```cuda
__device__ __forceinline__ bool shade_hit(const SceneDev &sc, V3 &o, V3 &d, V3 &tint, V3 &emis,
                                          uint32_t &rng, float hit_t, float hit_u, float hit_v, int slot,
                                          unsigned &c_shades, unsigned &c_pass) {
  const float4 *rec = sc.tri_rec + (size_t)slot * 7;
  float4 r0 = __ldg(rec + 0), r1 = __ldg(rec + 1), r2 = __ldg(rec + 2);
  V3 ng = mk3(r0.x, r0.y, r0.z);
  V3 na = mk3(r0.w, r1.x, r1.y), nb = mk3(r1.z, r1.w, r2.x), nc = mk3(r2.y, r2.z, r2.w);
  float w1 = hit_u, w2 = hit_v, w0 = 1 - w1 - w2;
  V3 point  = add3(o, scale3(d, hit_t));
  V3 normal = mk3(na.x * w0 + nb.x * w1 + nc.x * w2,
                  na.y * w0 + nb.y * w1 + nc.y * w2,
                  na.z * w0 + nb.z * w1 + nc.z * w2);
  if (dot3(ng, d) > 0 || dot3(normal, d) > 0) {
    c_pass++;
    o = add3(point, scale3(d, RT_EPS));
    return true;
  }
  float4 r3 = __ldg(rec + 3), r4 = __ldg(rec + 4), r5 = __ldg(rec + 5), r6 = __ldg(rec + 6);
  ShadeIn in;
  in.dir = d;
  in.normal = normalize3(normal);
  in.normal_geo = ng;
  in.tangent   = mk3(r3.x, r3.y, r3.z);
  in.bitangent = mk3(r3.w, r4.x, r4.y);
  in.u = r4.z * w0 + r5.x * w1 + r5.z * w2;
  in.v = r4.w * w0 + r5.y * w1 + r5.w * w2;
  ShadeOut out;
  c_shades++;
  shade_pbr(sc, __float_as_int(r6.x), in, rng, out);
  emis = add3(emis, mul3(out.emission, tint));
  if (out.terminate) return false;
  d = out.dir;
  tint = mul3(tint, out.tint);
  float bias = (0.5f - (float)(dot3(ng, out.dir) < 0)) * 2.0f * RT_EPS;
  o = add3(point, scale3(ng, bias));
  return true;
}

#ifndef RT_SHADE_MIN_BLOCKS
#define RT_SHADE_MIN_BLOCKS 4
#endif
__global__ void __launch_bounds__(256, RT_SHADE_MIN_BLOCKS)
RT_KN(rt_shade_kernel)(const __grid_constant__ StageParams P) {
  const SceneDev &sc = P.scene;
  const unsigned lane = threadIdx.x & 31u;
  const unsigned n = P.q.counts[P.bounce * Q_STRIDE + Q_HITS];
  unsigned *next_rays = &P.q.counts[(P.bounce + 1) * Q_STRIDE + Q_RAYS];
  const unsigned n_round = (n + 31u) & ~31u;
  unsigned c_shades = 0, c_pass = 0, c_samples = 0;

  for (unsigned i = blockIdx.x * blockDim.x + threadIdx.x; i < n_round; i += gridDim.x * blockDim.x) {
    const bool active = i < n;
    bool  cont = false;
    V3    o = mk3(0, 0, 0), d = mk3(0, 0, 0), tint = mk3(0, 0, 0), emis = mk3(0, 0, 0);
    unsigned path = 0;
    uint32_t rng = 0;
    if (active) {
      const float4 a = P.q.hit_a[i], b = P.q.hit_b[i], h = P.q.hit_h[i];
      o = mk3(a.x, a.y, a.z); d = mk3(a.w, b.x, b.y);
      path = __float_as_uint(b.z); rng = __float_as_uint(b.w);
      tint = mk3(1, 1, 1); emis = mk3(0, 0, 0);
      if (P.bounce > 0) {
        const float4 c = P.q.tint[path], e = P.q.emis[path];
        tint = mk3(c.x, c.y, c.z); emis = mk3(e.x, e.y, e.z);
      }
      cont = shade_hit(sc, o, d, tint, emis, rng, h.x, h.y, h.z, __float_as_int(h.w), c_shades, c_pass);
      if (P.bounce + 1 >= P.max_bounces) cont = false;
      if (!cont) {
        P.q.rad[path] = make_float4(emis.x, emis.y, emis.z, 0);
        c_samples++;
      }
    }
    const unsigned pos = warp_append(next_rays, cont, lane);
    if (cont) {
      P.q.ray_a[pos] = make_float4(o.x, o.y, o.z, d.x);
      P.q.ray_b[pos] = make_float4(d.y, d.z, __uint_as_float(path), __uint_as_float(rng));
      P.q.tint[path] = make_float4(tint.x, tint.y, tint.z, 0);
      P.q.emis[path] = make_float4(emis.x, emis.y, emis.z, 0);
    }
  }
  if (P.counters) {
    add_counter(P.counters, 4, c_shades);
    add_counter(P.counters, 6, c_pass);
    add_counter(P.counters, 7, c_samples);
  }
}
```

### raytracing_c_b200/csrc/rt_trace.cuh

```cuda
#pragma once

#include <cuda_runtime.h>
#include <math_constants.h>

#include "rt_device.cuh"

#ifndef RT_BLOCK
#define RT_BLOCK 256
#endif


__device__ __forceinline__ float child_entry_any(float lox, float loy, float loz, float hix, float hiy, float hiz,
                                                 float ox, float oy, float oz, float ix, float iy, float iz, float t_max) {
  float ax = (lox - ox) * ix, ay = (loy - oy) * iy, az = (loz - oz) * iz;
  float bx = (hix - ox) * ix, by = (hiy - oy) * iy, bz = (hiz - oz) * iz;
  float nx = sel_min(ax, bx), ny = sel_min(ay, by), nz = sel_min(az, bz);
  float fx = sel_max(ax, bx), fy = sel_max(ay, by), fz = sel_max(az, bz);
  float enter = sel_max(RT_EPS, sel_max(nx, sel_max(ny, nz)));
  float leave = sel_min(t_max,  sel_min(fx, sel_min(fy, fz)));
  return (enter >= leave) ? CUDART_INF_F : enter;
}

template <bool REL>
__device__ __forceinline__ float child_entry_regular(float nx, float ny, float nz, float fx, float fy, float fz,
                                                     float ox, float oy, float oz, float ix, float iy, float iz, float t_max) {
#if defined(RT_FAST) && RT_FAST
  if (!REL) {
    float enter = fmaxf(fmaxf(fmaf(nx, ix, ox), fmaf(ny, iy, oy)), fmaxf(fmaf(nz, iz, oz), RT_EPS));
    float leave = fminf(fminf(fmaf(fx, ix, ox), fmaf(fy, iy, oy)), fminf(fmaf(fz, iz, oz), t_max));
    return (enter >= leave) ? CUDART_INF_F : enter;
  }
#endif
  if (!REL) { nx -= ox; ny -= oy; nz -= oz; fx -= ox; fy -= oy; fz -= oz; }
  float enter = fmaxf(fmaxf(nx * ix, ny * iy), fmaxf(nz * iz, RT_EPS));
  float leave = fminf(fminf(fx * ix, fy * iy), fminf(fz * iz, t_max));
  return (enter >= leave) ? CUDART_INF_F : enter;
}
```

==

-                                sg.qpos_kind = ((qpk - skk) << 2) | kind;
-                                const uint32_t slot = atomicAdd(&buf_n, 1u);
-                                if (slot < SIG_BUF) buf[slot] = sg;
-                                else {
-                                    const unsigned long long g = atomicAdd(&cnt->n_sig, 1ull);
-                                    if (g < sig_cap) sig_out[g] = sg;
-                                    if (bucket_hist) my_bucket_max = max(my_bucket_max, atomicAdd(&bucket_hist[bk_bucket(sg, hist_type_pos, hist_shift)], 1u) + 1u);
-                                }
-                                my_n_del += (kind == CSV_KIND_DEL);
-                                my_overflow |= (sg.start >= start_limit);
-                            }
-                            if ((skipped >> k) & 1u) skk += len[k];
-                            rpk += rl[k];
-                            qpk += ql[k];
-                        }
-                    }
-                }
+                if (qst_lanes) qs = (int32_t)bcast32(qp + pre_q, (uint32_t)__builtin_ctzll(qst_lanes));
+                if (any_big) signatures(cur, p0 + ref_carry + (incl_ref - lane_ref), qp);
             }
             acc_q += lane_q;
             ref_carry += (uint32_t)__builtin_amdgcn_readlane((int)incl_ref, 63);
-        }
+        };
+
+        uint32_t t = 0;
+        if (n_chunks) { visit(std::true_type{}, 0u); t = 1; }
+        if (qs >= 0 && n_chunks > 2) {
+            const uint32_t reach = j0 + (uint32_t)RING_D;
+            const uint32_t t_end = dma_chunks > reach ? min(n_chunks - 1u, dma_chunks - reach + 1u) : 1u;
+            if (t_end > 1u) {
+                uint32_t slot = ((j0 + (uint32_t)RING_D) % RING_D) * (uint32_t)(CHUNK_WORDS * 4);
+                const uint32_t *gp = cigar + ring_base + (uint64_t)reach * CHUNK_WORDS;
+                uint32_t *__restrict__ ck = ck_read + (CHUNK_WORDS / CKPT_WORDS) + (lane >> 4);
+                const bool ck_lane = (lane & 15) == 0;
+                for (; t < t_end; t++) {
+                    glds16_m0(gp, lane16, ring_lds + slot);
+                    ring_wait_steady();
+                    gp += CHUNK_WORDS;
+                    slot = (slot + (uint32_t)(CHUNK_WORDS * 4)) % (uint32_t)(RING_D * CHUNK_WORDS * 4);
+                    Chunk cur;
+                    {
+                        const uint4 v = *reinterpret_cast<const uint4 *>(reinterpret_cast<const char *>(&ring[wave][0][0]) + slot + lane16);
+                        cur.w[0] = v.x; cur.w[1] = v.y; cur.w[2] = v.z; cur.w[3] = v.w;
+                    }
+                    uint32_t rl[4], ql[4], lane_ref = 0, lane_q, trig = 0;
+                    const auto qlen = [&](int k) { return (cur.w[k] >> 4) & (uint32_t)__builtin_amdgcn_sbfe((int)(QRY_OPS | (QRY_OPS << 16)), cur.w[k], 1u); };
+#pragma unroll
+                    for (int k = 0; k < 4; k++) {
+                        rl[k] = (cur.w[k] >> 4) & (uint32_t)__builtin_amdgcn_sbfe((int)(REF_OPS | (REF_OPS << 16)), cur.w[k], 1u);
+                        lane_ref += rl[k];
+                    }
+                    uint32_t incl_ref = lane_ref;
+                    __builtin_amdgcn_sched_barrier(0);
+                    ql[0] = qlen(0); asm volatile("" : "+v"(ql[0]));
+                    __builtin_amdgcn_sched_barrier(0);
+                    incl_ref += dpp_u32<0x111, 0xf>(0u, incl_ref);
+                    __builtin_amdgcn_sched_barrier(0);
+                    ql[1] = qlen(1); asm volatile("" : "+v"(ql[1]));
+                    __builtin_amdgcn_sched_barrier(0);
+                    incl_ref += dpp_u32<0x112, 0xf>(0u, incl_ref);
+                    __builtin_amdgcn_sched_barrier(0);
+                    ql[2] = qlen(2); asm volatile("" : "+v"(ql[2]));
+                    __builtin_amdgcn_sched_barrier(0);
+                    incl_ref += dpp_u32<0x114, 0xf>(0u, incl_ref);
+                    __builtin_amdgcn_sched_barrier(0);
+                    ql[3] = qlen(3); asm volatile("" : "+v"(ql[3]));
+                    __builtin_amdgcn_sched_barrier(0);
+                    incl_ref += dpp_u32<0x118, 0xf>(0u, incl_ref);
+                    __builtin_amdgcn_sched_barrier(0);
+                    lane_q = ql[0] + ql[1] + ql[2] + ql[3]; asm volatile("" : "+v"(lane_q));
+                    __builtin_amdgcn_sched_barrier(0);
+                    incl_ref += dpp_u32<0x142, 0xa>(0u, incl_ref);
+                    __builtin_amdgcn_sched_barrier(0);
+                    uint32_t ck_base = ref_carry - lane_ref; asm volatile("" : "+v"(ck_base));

§ What you have to do
From the records above, repeat exactly the lines from the one with "dpp_u32<0x118, 0xf>(0u, incl_ref);" through the one with "ck_base = ref_carry", both included.

§ Task solution
+                    incl_ref += dpp_u32<0x118, 0xf>(0u, incl_ref);
+                    __builtin_amdgcn_sched_barrier(0);
+                    lane_q = ql[0] + ql[1] + ql[2] + ql[3]; asm volatile("" : "+v"(lane_q));
+                    __builtin_amdgcn_sched_barrier(0);
+                    incl_ref += dpp_u32<0x142, 0xa>(0u, incl_ref);
+                    __builtin_amdgcn_sched_barrier(0);
+                    uint32_t ck_base = ref_carry - lane_ref; asm volatile("" : "+v"(ck_base));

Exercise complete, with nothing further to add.